Vitena is a practice-management platform for health and wellness professionals, paired with a public directory where clients find and book them. It runs in production with real users, in 7 languages, on the web and as an Android app.
- Provider-agnostic LLM layer
- One completion interface in .NET with an adapter per provider. Model and cost policy are set per task type; every call is metered per tenant and written to a usage ledger with its real cost.
- Agents in production
- A tool-calling agent loop behind three chat surfaces: an in-app support agent with read-only account tools, a public pre-sales assistant, and an admin agent that answers questions through read-only SQL with a statement timeout and a row cap.
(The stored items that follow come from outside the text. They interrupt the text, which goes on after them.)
template <int AM, bool CSK, int LNM = 0, int XP = 0>
__global__ __launch_bounds__(512, 1) void conv_gemm_g(const ConvGemmArgs p, const __bf16* __restrict__ whi,
                                                      const __bf16* __restrict__ wlo) {
  using L = Lds<true, 16>;
  constexpr bool DENSE = AM == 1 || AM == 3;
  extern __shared__ __attribute__((aligned(16))) unsigned char smem[];
  const int tid = threadIdx.x;
  const int lane = tid & 63;
  const int wave = tid >> 6;
  const int ntiles = p.N / 256;
  const int mtiles = (p.M + 255) / 256;
  const int wg = xcd_remap(blockIdx.x, ntiles * mtiles);
  const int mt = wg / ntiles;
  const int nt = wg - mt * ntiles;
  const int m0 = mt * 256;
  const int n0 = nt * 256;

  const int ac0 = 4 * ((lane & 7) ^ ((lane >> 4) & 1)), ac1 = ac0 ^ 16;
  int a_r[4], a_t[DENSE ? 1 : 4], a_l[DENSE ? 1 : 4], a_s[AM == 3 ? 4 : 1];
#pragma unroll
  for (int i = 0; i < 4; ++i) {
    const int m = m0 + (4 * wave + i) * 8 + (lane >> 3);
    if constexpr (DENSE) {
      a_r[i] = m < p.M ? m : -1;
      if constexpr (AM == 3) {
        const int fto = p.Fo * p.To;
        const int b = m / fto, fo = (m - b * fto) / p.To, to = m - b * fto - fo * p.To;
        a_s[i] = m < p.M ? (b * p.Fi + fo * p.stride) * p.Ti + to * p.stride : -1;
      }
    } else if (p.seg) {
      const int mm = m < p.M ? m : p.M - 1;
      const int b = seg_of(p.seg, p.nseg, mm);
      const int t = (mm - p.seg[b]) * p.stride;
      const int* is = p.iseg ? p.iseg : p.seg;
      a_r[i] = is[b] + t;
      a_t[i] = (m < p.M) ? t : -0x40000000;
      a_l[i] = is[b + 1] - is[b];
    } else {
      const int b = m / p.T;
      const int t = (m - b * p.T) * p.stride;
      a_r[i] = b * p.Ti + t;
      a_t[i] = (m < p.M) ? t : -0x40000000;
      a_l[i] = p.Ti;
    }
  }
  int woff[2];
#pragma unroll
  for (int i = 0; i < 2; ++i) {
    const int row = (2 * wave + i) * 16 + (lane >> 2);
    const int c = (lane & 3) ^ ((0x1320 >> (4 * ((row >> 2) & 3))) & 3);
    woff[i] = ((n0 + row) * p.Kp + 8 * c) * 2;
  }
  const __amdgpu_buffer_rsrc_t rwh = make_rsrc(whi);
  const __amdgpu_buffer_rsrc_t rwl = make_rsrc(wlo);
  const int nk = p.Kp / BK;
  int jt = 0, ct = 0;
  auto dma = [&](int kt, int buf, int part = 3) {
    unsigned char* st = smem + buf * kGStage;
    const int off = jt * p.dil - p.pad;
    const float* base = p.a[0];
    int ld = p.lda[0], cl = ct;
    if (ct >= p.cseg[2]) {
      base = p.a[2];
      ld = p.lda[2];
      cl = ct - p.cseg[2];
    } else if (ct >= p.cseg[1]) {
      base = p.a[1];
      ld = p.lda[1];
      cl = ct - p.cseg[1];
    }
    const __amdgpu_buffer_rsrc_t ra = make_rsrc(base);
#pragma unroll
    for (int i = 0; i < 4; ++i) {
      if (!(part & 1)) break;
      if constexpr (DENSE) {
        const int ar = AM == 3 && ct >= p.cseg[1] ? a_s[i] : a_r[i];
        g_dma(ra, st + (4 * wave + i) * 1024, ar >= 0 ? (ar * ld + cl + (i & 1 ? ac1 : ac0)) * 4 : kOOB);
      } else if constexpr (AM == 2) {
        const int k = kt * BK + (i & 1 ? ac1 : ac0);
        const int tap = k / p.cin;
        const int offk = tap * p.dil - p.pad;
        const int tt = a_t[i] + offk;
        const bool ok = k < p.K && tt >= 0 && tt < a_l[i];
        g_dma(ra, st + (4 * wave + i) * 1024, ok ? ((a_r[i] + offk) * ld + k - tap * p.cin) * 4 : kOOB);
      } else {
        const int tt = a_t[i] + off;
        const bool ok = tt >= 0 && tt < a_l[i];
        g_dma(ra, st + (4 * wave + i) * 1024, ok ? ((a_r[i] + off) * ld + cl + (i & 1 ? ac1 : ac0)) * 4 : kOOB);
      }
    }
#pragma unroll
    for (int i = 0; i < 2; ++i) {
      if (!(part & 2)) break;
      const int o = woff[i] + kt * 64;
      g_dma(rwh, st + kGA + (2 * wave + i) * 1024, o);
      g_dma(rwl, st + kGA + kGW + (2 * wave + i) * 1024, o);
    }
    if (!(part & 2)) return;
    ct += 32;
    if (ct >= p.cin) {
      ct -= p.cin;
      ++jt;
    }
  };

  const int wm = wave >> 1, wn = wave & 1;
  const int r16 = lane & 15, qk = lane >> 4;
  f32x4 acc[4][8];
#pragma unroll
  for (int i = 0; i < 4; ++i)
#pragma unroll
    for (int j = 0; j < 8; ++j) acc[i][j] = f32x4{0.f, 0.f, 0.f, 0.f};
  bf16x8 ah[2], al[2], bh[4], bl[4];
  auto rdA = [&](const unsigned char* st, int ih) {
#pragma unroll
    for (int i = 0; i < 2; ++i) {
      const int r = wm * 64 + (ih * 2 + i) * 16 + r16;
      const f32x4 x0 = *reinterpret_cast<const f32x4*>(st + g_aslot(r, 2 * qk));
      const f32x4 x1 = *reinterpret_cast<const f32x4*>(st + g_aslot(r, 2 * qk + 1));
      if constexpr (XP == 1 || XP == 4) {
        ah[i] = __builtin_bit_cast(bf16x8, x0);
        al[i] = __builtin_bit_cast(bf16x8, x1);
        continue;
      }
#pragma unroll
      for (int e = 0; e < 4; ++e) {
        const __bf16 h0 = (__bf16)x0[e], h1 = (__bf16)x1[e];
        ah[i][e] = h0;
        ah[i][4 + e] = h1;
        al[i][e] = (__bf16)(x0[e] - (float)h0);
        al[i][4 + e] = (__bf16)(x1[e] - (float)h1);
      }
    }
  };
  auto rdB = [&](const unsigned char* st, int jh) {
#pragma unroll
    for (int j = 0; j < 4; ++j) {
      const int o = L::off(wn * 128 + (jh * 4 + j) * 16 + r16, qk * 16);
      bh[j] = *reinterpret_cast<const bf16x8*>(st + kGA + o);
      bl[j] = *reinterpret_cast<const bf16x8*>(st + kGA + kGW + o);
    }
  };
  auto mm = [&](int ih, int jh) {
#pragma unroll
    for (int i = 0; i < 2; ++i)
#pragma unroll
      for (int j = 0; j < 4; ++j) {
        f32x4& c = acc[ih * 2 + i][jh * 4 + j];
        c = __builtin_amdgcn_mfma_f32_16x16x32_bf16(al[i], bh[j], c, 0, 0, 0);
        c = __builtin_amdgcn_mfma_f32_16x16x32_bf16(ah[i], bl[j], c, 0, 0, 0);
        c = __builtin_amdgcn_mfma_f32_16x16x32_bf16(ah[i], bh[j], c, 0, 0, 0);
      }
  };

  float lmu = 0.f, lrs = 1.f;
  if constexpr ((LNM & 6) != 0) g_ln_row(p, min(m0 + wm * 64 + lane, p.M - 1), lmu, lrs);
  dma(0, 0);
  dma(1, 1);
  asm volatile("s_waitcnt vmcnt(8)" ::: "memory");
  __builtin_amdgcn_s_barrier();
  for (int kt = 0; kt < nk; ++kt) {
    const int buf = kt & 1;
    const unsigned char* st = smem + buf * kGStage;
    if constexpr (XP == 2) {
      rdA(st, 0);
      rdB(st, 0);
      mm(0, 0);
      __builtin_amdgcn_sched_barrier(0);
      if (kt >= 1 && kt + 1 < nk) dma(kt + 1, buf ^ 1, 1);
      __builtin_amdgcn_sched_barrier(0);
      rdB(st, 1);
      mm(0, 1);
      __builtin_amdgcn_sched_barrier(0);
      if (kt >= 1 && kt + 1 < nk) dma(kt + 1, buf ^ 1, 2);
      __builtin_amdgcn_sched_barrier(0);
      rdA(st, 1);
      mm(1, 1);
      rdB(st, 0);
      mm(1, 0);
      asm volatile("s_waitcnt vmcnt(0) lgkmcnt(0)" ::: "memory");
      __builtin_amdgcn_s_barrier();
      __builtin_amdgcn_sched_barrier(0);
      continue;
    }
    rdA(st, 0);
    rdB(st, 0);
    mm(0, 0);
    rdB(st, 1);
    mm(0, 1);
    rdA(st, 1);
    mm(1, 1);
    rdB(st, 0);
    mm(1, 0);
    if constexpr (XP >= 3) {
      asm volatile("s_waitcnt lgkmcnt(0)" ::: "memory");
      continue;
    }
    asm volatile("s_waitcnt vmcnt(0) lgkmcnt(0)" ::: "memory");
    __builtin_amdgcn_s_barrier();
    __builtin_amdgcn_sched_barrier(0);
    if (kt + 2 < nk) dma(kt + 2, buf);
  }
#define WSP_GEPI(RB, RES)                                                                                   \
  switch (p.act) {                                                                                         \
    case kActRelu: g_epilogue_rows<kActRelu, RB, RES>(p, acc, m0, n0, wm, wn, wave, lane, smem); break;    \
    case kActTanh: g_epilogue_rows<kActTanh, RB, RES>(p, acc, m0, n0, wm, wn, wave, lane, smem); break;    \
    case kActGelu: g_epilogue_rows<kActGelu, RB, RES>(p, acc, m0, n0, wm, wn, wave, lane, smem); break;    \
    default: g_epilogue_rows<kActNone, RB, RES>(p, acc, m0, n0, wm, wn, wave, lane, smem); break;          \
  }
  if constexpr (LNM != 0) {
    if constexpr ((LNM & 5) != 0)
      g_epilogue_rows<kActNone, false, true, LNM>(p, acc, m0, n0, wm, wn, wave, lane, smem, lmu, lrs);
    else if (p.act == kActGelu)
      g_epilogue_rows<kActGelu, false, false, LNM>(p, acc, m0, n0, wm, wn, wave, lane, smem, lmu, lrs);
    else
      g_epilogue_rows<kActNone, false, false, LNM>(p, acc, m0, n0, wm, wn, wave, lane, smem, lmu, lrs);
  } else if constexpr (CSK) {
    switch (p.act) {
      case kActRelu: g_epilogue_cs<kActRelu>(p, acc, m0, n0, wm, wn, wave, lane, smem); break;
      case kActTanh: g_epilogue_cs<kActTanh>(p, acc, m0, n0, wm, wn, wave, lane, smem); break;
      case kActGelu: g_epilogue_cs<kActGelu>(p, acc, m0, n0, wm, wn, wave, lane, smem); break;
      default: g_epilogue_cs<kActNone>(p, acc, m0, n0, wm, wn, wave, lane, smem); break;
    }
  } else if (p.res) {
    WSP_GEPI(false, true)
  } else if (p.row_bias) {
    WSP_GEPI(true, false)
  } else {
    WSP_GEPI(false, false)
  }
#undef WSP_GEPI
}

- Retrieval without embeddings
- A document map in the system prompt plus a
read_doc tool over the product's AI-facing documents, with the prompt ordered so that most input tokens are served from cache.
- 20+ LLM task types
- Meal-plan generation where nutrition values are computed in code, not by the model. Session-note drafts, document reading with vision, voice-to-record capture, triage of email and feedback, moderation checks.
- Tracing and evals
- Tracing at the adapter layer (prompt, response, tokens, cost, latency; content withheld for health data), a spend report by task type, and a black-box eval harness that runs whenever a prompt changes.
- Public MCP server
- A read-only MCP server over Streamable HTTP with 3 tools, listed in the official MCP Registry as
care.vitena/directory.
- Readable to AI assistants
- Server-rendered and prerendered pages, JSON-LD, a sitemap and
llms.txt, with server-side analytics for AI bots.
- Coding-agent pipeline
- A multi-session pipeline on Claude Code: a server-side state machine advances the subtasks of a work item and a local bridge opens one headless session per step, with one upfront plan approval and permission-gated deploys.